A. The New Refundable Child Tax Credit

Question 1

What is the difference between a “tax credit” and a “tax deduction”?

Answer 1

A deduction is an amount that is subtracted from INCOME before calculating the tax on the net amount.

A credit is an amount that is subtracted from the TAX ITSELF after it has been calculated on net income.

Question 2

Do members of the Mainstream Media often confuse the two?

Answer 2

Distressingly often.

Question 3

What is the difference between a “plain-vanilla garden-variety” tax credit and a REFUNDABLE tax credit?

Answer 3

Most credits reduce the tax BUT NOT BELOW ZERO.
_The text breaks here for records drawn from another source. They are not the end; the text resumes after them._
template <typename T>
static int lstm_param_grads(const fhvae_lstm_bwd_desc* bd, const Ops<T>& op, hipStream_t st, std::vector<WgProblem>* wq = nullptr,
                            std::vector<GemmParams>* fq = nullptr, std::vector<WgProblem32>* wq32 = nullptr) {
  const fhvae_lstm_desc* d = &bd->f;
  const int64_t B = d->B, T_ = d->T, I = d->I, Ic = d->Ic, H = d->H;
  const int L = d->L;
  const int64_t K0 = I + Ic, G = 4 * H;
  const T* dg = (const T*)bd->dgates;
  const T* hs = (const T*)d->hs;
  GemmParams grp[2 * FHVAE_MAX_LAYERS];
  int ng = 0;
  auto wgrad_long = [&](const void* a, int64_t lda, const void* b, int64_t ldb, int64_t Kc, float* c, int64_t ldc, int64_t Ncols) {
    if (sizeof(T) == 4) {
      if (!wq32 || Kc < kWgradMinK) return false;
      WgProblem32 w = {};
      w.A = (const float*)a, w.B = (const float*)b, w.C = c;
      w.lda = lda, w.ldb = ldb, w.ldc = ldc;
      w.M = (int)G, w.N = (int)Ncols, w.K = (int)Kc;
      if (!wgrad32_eligible(w)) return false;
      wq32->push_back(w);
      return true;
    }
    if (!wq || sizeof(T) != 2 || Kc < kWgradMinK) return false;
    WgProblem w = {};
    w.A = (const u16*)a, w.B = (const u16*)b, w.C = c;
    w.lda = lda, w.ldb = ldb, w.ldc = ldc;
    w.M = (int)G, w.N = (int)Ncols, w.K = (int)Kc;
    if (!wgrad_eligible(w)) return false;
    wq->push_back(w);
    return true;
  };
  auto wgrad = [&](const void* a, int64_t lda, const void* b, int64_t ldb, int64_t Kc, float* c, int64_t ldc, int64_t Ncols) {
    GemmParams p = {};
    p.seg[0] = Seg{a, lda, 0, b, ldb, 0, (int)Kc, 0};
    p.M = (int)G;
    p.N = (int)Ncols;
    p.C = c;
    p.ldc = ldc;
    p.splitk = 0;
    p.mode = 1;
    return p;
  };
  auto flush = [&]() -> int {
    int e = FHVAE_OK;
    for (int i = 0; i < ng && !e; i += kMaxGroup) e = launch_gemm_group(grp + i, ng - i < kMaxGroup ? ng - i : kMaxGroup, d->dtype, st);
    ng = 0;
    return e;
  };
  for (int l = 0; l < L; ++l) {
    const T* dgl = dg + (int64_t)l * T_ * B * G;
    const T* hl = hs + (int64_t)l * T_ * B * H;
    int e;
    if (bd->dw_hh[l] && T_ > 1 && !wgrad_long(dgl + B * G, G, hl, H, (T_ - 1) * B, bd->dw_hh[l], H, H))
      grp[ng++] = wgrad(dgl + B * G, G, hl, H, (T_ - 1) * B, bd->dw_hh[l], H, H);
    if (bd->dw_ih[l]) {
      if (l > 0) {
        if (!wgrad_long(dgl, G, hs + (int64_t)(l - 1) * T_ * B * H, H, T_ * B, bd->dw_ih[l], H, H))
          grp[ng++] = wgrad(dgl, G, hs + (int64_t)(l - 1) * T_ * B * H, H, T_ * B, bd->dw_ih[l], H, H);
      } else {
        if (I > 0 && !wgrad_long(dgl, G, op.x, I, T_ * B, bd->dw_ih[0], K0, I))
          grp[ng++] = wgrad(dgl, G, op.x, I, T_ * B, bd->dw_ih[0], K0, I);
        if (Ic > 0) {
          GemmParams p = wgrad(bd->dgsum, G, d->xc, Ic, B, bd->dw_ih[0] + I, K0, Ic);
          if (fq) {
            fq->push_back(p);
          } else {
            e = launch_gemm(p, FHVAE_F32, st);
            if (e) return e;
          }
        }
      }
    }
    if (!(sizeof(T) == 2 && cluster_eligible(d))) {
      if (l == 0 && Ic > 0 && bd->dgsum)
        e = launch_colsum(bd->dgsum, FHVAE_F32, G, bd->db_ih[l], bd->db_hh[l], B, G, st);
      else
        e = launch_colsum(dgl, d->dtype, G, bd->db_ih[l], bd->db_hh[l], T_ * B, G, st);
      if (e) return e;
    }
  }
  return flush();
}
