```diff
@@ -101,6 +108,14 @@
         d = N.ConvDesc(_p(x), _p(pc.w_hi), _p(pc.w_lo), _p(pc.scale), _p(pc.shift), _p(residual), _p(None if mean else out),
                        n, h, w, cin, pc.cout, pc.kh, pc.kw, stride, pad_t, pad_l, ho, wo, act, block_n, kb_per_chunk, split_k,
                        pc.impl, pc.out_mult, _p(x2), cin2, _p(out if mean else None), h * w if mean else 0)
+        if roi_taps == "auto":
+            if os.environ.get("FRCNN_CONV_ROI_TAPS", "1") != "0":
+                full = live_k_blocks(d)
+                d.roi_taps = 1
+                d.roi_taps = int(live_k_blocks(d) < full)
+        else:
+            d.roi_taps = int(bool(roi_taps))
+        self.roi_taps = bool(d.roi_taps)
         self._h = C.c_void_p()
         N.check(N.lib().frcnn_conv_plan_create(C.byref(self._h), C.byref(d)), "conv_plan_create")
         self._keep = (x, pc, out, residual, x2)
```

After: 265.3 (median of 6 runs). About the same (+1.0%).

A REFUNDABLE tax credit, AFTER reducing the tax to zero, becomes a REFUND (or NEGATIVE income tax!!!).

Question 4

Do our pols think that REFUNDABLE tax credits are wonderful because the pols don’t have to call them “subsidies” in the case of those that benefit business or affluent individuals, or “welfare” in the case of those that benefit the poor?

Answer 4

Absolutely!!! (The greatest thing since sliced bread!!!)

Question 5

Prior to last month’s $1.5 TRillion “Tax Reform” bill, were there any REFUNDABLE tax credits that benefitted the nation’s poor?

Answer 5

There was (and still is) an “Earned Income Credit” for the WORKING POOR [which, effectively, excludes the “extreme poor” ($2.00 per person per day) on which we are focusing].

There was also a child tax credit of a maximum of $1,000 per child. It was REFUNDABLE.

As described in the next Q&A-6 --

(A) the maximum per child was increased from $1,000 to $2,000; and

(B) $1,400 is now REFUNDABLE (which, of course, is $400 more than the total of the old child tax credit).

Question 6

Does the new Tax Reform Act provide a child tax credit of $2,000/year, of which $1,400/year is REFUNDABLE?

Answer 6

Yes.

Question 7

Did Senator Marco Rubio (R-FL) loudly proclaim that he was opposed to the Tax Reform legislation because only $1,100/year of the new child tax credit would be REFUNDABLE -- forcing the Senate Majority Leader Mitch McConnell to increase the REFUNDABLE portion to $1,400/year in order to secure Senator Rubio’s vote?

Answer 7

Yes!!! Bravissimo Sen. Rubio!!!

Question 8

Will the new $1,400/year REFUNDABLE child tax credit lift quite a few Americans households out of $2.00 per person per day “extreme poverty”?

Answer 8

$1,400 per year per child = $3.84/day!!!

Accordingly, just one child will almost lift out of “extreme poverty” ($2.00 per person per day) both the child and a single mother!!!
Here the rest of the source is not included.